> **Required action**: Scan the listing for "threadIdx" and copy out each line that has it.
-=-=-=-=-
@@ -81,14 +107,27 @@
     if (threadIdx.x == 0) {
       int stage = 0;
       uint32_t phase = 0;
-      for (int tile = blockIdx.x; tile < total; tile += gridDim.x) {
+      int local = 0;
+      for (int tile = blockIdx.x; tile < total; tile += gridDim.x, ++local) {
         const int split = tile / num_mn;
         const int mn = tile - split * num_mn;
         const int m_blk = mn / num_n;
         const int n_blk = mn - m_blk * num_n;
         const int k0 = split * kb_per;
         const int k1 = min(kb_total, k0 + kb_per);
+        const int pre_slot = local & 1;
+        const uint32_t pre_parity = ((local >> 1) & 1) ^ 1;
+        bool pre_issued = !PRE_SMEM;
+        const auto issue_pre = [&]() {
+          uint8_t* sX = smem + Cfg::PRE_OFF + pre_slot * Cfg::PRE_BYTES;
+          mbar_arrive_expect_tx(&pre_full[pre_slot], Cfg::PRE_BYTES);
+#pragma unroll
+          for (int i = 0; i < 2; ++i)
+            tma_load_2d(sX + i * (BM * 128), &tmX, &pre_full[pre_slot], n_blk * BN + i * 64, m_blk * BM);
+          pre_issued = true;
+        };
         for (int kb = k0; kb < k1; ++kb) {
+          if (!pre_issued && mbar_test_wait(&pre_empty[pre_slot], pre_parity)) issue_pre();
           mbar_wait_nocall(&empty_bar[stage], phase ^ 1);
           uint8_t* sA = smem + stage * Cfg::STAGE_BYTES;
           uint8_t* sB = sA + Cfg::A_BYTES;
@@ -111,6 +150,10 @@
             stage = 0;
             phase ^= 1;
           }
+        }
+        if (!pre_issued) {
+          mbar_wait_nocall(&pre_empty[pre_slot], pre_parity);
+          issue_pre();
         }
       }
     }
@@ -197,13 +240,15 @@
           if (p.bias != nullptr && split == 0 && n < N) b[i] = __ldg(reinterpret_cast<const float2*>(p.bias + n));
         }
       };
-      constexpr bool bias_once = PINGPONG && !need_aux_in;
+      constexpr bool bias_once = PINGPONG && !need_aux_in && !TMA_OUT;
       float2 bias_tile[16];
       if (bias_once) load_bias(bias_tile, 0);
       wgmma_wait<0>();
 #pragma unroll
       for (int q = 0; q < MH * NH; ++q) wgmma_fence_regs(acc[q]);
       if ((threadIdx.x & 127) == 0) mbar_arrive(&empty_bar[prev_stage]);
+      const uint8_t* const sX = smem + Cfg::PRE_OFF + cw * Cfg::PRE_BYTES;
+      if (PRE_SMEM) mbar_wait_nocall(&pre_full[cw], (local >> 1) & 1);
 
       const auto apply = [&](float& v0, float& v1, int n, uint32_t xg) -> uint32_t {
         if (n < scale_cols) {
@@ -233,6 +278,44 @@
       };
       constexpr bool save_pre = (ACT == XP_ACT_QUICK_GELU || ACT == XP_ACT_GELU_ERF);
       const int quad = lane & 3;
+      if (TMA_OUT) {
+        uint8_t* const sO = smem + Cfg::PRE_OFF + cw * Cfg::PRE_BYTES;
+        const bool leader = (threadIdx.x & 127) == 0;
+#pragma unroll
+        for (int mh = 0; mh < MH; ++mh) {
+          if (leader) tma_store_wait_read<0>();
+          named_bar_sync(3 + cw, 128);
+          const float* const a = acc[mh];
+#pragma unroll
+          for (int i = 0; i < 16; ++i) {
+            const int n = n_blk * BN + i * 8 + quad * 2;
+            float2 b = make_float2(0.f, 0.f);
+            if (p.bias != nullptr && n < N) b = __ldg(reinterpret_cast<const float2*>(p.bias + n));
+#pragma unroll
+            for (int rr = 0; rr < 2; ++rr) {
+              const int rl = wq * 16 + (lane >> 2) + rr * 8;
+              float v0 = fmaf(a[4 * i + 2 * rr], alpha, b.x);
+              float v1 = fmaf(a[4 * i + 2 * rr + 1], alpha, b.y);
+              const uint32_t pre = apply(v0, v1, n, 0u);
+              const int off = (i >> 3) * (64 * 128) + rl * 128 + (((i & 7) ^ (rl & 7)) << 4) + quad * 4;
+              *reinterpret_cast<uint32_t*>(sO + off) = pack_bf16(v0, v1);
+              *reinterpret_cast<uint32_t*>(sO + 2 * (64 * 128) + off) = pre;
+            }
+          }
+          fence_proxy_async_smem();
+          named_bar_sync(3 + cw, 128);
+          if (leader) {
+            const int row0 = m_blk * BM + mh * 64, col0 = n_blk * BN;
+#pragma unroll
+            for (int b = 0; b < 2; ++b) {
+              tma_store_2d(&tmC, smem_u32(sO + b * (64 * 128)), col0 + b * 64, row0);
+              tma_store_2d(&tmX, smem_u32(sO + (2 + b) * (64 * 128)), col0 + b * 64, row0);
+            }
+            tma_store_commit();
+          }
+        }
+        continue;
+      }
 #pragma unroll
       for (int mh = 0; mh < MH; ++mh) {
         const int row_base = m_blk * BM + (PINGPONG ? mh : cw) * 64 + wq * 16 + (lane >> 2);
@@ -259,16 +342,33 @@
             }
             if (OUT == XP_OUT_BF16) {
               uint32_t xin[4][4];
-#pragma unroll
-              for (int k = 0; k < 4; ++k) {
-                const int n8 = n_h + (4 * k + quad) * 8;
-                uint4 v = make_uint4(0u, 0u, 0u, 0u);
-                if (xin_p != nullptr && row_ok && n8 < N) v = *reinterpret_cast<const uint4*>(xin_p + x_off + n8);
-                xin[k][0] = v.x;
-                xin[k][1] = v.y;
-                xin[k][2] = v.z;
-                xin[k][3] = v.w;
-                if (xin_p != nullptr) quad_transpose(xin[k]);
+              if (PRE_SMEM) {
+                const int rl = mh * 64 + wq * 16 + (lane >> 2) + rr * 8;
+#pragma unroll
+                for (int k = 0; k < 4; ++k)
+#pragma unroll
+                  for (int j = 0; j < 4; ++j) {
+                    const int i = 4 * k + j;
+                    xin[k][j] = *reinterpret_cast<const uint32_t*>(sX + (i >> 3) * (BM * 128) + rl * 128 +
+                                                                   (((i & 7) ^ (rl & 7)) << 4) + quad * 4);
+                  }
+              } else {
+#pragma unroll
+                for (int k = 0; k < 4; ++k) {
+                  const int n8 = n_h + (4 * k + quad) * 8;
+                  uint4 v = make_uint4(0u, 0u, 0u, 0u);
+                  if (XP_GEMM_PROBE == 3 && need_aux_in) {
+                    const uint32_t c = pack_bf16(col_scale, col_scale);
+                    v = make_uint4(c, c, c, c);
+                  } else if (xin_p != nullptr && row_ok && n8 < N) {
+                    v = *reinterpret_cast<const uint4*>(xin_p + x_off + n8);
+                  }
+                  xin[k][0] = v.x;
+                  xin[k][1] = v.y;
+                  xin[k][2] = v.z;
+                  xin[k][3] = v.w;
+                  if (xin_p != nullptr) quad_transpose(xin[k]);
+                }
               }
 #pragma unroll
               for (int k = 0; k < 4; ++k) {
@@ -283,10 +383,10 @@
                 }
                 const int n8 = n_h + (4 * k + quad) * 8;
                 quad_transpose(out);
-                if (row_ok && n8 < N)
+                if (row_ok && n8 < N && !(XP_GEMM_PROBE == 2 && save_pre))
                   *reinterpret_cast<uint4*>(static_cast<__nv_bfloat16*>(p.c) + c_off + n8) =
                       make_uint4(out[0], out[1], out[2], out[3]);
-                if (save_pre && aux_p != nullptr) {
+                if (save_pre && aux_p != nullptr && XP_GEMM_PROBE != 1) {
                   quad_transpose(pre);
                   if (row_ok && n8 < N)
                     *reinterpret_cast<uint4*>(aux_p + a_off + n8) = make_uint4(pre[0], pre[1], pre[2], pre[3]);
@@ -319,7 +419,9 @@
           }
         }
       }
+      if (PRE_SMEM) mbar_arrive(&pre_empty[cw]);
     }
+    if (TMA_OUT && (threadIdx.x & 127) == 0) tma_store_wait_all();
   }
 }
-=-=-=-=-
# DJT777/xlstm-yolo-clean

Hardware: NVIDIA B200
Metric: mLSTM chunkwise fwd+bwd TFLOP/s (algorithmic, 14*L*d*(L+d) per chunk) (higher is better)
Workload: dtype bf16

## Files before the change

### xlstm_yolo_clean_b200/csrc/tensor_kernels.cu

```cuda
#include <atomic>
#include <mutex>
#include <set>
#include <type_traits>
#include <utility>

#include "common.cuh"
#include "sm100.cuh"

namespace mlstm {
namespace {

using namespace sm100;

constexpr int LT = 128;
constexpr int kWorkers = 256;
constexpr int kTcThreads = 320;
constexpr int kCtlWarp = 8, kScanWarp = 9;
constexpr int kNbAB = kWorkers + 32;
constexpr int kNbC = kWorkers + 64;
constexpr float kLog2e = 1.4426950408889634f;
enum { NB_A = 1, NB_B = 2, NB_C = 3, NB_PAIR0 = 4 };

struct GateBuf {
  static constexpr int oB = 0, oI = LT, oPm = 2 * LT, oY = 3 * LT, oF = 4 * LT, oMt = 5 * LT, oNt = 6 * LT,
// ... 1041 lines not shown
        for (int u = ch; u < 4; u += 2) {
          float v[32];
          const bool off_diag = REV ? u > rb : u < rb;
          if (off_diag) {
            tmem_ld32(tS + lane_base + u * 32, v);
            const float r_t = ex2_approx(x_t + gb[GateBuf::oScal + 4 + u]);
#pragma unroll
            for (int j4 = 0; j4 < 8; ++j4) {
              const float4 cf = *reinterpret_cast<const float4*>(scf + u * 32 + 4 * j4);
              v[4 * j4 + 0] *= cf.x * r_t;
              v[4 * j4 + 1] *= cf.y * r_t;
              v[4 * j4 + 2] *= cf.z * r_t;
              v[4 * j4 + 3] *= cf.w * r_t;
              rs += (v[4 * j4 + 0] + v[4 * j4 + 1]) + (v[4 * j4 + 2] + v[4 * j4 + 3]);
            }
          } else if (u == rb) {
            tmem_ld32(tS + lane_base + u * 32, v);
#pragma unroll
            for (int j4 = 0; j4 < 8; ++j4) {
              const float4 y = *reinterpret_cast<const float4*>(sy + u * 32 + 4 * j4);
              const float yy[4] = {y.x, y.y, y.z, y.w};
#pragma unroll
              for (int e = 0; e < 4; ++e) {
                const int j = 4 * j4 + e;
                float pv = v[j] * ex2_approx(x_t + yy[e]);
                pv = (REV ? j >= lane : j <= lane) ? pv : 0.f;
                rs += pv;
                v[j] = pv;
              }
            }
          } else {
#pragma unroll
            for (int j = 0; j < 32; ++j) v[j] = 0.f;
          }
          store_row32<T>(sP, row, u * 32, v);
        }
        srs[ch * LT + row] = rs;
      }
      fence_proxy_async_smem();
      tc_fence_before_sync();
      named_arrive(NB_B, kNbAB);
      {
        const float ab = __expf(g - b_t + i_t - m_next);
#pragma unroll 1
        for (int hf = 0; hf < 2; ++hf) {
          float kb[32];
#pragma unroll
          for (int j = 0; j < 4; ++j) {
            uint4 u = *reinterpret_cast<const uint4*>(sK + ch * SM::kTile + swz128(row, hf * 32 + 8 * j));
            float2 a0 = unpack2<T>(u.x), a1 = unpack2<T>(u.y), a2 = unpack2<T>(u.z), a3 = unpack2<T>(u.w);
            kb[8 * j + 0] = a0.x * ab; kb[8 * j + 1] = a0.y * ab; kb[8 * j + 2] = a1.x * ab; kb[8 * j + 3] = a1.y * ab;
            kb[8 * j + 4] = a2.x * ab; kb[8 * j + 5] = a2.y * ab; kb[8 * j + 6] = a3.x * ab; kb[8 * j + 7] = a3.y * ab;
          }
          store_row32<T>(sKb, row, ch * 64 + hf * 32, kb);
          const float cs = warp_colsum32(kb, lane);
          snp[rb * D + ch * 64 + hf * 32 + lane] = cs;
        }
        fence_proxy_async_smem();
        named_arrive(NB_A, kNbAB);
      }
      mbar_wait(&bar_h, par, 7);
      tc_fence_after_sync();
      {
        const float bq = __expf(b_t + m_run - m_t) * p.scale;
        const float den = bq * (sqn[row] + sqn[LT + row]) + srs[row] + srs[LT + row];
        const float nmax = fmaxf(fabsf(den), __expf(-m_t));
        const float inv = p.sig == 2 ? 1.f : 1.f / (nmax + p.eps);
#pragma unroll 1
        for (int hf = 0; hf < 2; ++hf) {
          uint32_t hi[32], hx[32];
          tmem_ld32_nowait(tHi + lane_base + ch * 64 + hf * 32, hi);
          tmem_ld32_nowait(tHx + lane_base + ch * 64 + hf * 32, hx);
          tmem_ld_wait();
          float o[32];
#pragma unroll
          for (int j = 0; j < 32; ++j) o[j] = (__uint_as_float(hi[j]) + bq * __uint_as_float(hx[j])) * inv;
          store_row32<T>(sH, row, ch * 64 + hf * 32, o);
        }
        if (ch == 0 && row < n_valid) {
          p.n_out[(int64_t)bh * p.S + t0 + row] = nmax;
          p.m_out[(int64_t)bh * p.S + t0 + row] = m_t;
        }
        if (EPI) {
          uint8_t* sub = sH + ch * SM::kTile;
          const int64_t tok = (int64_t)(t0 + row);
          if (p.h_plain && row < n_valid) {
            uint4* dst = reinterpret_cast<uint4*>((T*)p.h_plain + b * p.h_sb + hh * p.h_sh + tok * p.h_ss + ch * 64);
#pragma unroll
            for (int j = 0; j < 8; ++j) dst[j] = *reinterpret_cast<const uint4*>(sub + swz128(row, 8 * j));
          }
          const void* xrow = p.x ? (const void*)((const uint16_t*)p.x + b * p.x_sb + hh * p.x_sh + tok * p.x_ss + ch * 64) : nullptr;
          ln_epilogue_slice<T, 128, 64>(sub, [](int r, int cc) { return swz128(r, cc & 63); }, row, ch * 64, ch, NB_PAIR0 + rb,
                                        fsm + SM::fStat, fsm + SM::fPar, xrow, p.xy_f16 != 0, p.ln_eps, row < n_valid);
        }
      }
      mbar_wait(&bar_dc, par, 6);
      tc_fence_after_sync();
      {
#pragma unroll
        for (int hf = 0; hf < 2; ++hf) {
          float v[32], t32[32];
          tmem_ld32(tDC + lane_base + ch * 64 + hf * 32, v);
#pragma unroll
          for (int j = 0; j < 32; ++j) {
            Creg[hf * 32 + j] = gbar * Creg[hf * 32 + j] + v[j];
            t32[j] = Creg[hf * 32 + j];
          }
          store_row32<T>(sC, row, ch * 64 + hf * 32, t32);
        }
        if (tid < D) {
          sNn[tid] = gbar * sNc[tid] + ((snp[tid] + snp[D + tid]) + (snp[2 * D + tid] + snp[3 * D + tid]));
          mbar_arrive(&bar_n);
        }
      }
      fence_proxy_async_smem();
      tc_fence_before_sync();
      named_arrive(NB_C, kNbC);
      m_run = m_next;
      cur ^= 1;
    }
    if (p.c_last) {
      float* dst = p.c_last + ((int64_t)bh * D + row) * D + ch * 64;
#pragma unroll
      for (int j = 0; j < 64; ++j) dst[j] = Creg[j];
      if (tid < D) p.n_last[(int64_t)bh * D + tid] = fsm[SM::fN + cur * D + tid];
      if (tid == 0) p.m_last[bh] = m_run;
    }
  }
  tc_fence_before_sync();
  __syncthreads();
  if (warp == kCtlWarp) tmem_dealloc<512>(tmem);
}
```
-=-=-=-=-
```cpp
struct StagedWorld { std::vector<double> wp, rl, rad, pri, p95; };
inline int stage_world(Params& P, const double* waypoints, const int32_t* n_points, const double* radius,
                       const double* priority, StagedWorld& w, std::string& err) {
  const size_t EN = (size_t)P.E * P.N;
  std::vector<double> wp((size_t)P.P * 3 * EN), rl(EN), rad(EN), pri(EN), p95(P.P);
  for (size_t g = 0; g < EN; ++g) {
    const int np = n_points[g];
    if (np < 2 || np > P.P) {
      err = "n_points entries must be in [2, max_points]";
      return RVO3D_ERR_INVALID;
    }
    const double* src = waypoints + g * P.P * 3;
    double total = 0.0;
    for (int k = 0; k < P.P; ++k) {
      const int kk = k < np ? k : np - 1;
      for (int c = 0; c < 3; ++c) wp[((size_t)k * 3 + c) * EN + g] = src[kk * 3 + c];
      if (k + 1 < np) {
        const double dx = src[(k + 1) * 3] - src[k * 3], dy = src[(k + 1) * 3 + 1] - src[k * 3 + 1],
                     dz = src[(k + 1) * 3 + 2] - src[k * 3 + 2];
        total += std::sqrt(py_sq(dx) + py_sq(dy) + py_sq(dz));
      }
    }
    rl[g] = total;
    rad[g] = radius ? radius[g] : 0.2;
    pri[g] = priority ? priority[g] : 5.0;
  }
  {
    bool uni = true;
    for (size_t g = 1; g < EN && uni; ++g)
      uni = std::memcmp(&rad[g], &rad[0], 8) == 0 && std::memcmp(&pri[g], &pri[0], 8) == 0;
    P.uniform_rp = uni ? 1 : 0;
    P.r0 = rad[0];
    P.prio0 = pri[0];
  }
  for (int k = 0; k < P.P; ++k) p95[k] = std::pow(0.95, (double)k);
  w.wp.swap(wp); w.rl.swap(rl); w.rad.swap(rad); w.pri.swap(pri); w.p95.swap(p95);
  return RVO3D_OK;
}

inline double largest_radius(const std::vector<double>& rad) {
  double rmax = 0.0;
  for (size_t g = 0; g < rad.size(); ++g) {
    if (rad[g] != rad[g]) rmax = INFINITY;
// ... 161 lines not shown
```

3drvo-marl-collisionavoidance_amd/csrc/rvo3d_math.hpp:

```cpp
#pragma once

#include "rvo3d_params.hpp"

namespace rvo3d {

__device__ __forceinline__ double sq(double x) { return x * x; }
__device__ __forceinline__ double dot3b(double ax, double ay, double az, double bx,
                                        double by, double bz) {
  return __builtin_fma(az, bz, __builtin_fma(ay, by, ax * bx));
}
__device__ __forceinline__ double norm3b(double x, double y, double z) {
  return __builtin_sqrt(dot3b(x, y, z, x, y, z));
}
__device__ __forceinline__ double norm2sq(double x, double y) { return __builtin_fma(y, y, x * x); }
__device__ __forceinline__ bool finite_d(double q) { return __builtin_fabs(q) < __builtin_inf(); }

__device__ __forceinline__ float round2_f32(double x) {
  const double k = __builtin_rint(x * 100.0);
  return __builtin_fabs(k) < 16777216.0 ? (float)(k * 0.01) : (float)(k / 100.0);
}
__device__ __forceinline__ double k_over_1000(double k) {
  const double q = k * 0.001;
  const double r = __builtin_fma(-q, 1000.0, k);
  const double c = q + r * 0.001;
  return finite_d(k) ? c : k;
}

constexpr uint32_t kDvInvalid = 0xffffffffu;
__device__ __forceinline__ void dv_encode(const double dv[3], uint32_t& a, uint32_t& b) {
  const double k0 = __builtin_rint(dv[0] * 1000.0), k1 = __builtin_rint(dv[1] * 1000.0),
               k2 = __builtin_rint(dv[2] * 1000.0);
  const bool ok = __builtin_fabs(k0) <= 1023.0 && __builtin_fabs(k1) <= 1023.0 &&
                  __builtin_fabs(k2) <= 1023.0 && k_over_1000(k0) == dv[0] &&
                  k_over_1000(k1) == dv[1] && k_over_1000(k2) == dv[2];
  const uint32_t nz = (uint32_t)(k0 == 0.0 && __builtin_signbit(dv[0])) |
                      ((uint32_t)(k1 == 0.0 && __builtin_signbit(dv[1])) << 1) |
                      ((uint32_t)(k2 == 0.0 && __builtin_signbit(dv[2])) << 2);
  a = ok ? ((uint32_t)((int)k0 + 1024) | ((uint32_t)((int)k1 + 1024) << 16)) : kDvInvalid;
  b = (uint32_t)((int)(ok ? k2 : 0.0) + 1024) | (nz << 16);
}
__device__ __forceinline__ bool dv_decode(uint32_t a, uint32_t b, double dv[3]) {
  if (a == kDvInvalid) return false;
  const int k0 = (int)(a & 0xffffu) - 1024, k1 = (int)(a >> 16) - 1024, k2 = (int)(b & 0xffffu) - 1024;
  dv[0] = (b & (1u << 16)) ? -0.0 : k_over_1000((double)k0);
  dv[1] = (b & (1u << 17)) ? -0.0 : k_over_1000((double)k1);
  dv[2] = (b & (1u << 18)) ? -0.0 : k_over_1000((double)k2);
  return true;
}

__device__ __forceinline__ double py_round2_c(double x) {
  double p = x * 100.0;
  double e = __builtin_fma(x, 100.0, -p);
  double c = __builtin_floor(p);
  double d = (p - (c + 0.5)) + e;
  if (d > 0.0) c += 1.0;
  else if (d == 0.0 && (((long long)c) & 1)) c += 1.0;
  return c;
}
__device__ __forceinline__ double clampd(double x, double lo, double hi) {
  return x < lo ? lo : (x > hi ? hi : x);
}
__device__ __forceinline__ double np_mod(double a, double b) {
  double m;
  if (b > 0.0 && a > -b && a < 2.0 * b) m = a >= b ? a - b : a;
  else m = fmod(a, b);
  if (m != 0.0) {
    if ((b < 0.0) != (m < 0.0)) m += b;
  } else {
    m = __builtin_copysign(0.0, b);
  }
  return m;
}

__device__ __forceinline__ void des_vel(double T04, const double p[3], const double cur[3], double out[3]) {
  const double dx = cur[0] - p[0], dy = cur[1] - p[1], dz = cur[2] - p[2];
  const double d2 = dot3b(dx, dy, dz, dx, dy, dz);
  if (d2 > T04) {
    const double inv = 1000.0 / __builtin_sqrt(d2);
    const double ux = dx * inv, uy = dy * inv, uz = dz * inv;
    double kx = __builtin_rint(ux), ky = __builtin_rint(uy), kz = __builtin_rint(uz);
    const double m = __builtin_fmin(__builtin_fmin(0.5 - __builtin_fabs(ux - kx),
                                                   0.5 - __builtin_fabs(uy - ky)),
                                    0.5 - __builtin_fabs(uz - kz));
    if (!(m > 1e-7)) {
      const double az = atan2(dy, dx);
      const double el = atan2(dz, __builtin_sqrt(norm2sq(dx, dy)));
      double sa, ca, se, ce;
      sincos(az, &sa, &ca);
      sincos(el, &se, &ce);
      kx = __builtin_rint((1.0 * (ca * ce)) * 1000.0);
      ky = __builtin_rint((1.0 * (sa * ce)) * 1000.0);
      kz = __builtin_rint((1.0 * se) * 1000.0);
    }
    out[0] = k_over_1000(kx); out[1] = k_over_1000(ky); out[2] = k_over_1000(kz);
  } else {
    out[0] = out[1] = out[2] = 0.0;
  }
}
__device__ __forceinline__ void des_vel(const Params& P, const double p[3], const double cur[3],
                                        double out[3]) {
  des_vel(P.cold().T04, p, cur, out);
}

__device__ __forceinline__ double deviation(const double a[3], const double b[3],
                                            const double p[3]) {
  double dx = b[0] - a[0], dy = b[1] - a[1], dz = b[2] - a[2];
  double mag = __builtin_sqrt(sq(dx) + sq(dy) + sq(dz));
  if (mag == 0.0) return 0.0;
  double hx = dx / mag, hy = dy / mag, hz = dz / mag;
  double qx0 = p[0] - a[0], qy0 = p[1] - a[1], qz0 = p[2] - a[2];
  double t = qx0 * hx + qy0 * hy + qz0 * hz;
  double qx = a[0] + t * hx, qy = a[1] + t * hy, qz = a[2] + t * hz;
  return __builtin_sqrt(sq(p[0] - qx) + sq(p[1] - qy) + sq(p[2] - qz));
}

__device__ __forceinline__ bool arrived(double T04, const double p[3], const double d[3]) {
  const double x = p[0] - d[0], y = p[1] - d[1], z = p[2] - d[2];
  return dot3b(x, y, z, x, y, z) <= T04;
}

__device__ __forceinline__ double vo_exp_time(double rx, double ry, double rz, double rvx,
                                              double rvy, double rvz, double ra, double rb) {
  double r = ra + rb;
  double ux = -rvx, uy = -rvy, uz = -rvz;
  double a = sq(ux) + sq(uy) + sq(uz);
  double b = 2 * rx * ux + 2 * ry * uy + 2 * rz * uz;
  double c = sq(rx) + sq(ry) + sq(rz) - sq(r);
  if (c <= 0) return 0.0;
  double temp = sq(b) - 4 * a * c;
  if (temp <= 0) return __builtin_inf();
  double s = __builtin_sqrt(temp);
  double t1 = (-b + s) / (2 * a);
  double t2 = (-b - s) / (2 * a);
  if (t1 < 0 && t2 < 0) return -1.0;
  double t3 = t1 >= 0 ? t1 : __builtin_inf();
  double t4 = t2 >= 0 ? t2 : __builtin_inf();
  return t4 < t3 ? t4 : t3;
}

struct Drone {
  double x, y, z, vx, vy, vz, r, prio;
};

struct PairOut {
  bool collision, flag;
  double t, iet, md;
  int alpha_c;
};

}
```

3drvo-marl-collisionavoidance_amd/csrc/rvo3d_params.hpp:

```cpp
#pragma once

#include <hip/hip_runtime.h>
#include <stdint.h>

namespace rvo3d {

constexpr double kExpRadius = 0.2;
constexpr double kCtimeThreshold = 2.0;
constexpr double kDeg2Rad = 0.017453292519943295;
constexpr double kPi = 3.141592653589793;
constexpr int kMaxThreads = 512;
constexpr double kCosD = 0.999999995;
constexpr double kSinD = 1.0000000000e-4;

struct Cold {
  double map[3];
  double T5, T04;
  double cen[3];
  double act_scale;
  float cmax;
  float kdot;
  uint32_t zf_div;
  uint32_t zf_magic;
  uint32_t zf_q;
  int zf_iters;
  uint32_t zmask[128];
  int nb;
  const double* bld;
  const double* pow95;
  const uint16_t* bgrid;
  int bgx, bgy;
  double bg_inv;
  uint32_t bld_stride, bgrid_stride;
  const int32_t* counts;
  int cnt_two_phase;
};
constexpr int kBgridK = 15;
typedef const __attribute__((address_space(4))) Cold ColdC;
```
-=-=-=-=-
> **Problem solution**:
     if (threadIdx.x == 0) {
       if ((threadIdx.x & 127) == 0) mbar_arrive(&empty_bar[prev_stage]);
+        const bool leader = (threadIdx.x & 127) == 0;
+    if (TMA_OUT && (threadIdx.x & 127) == 0) tma_store_wait_all();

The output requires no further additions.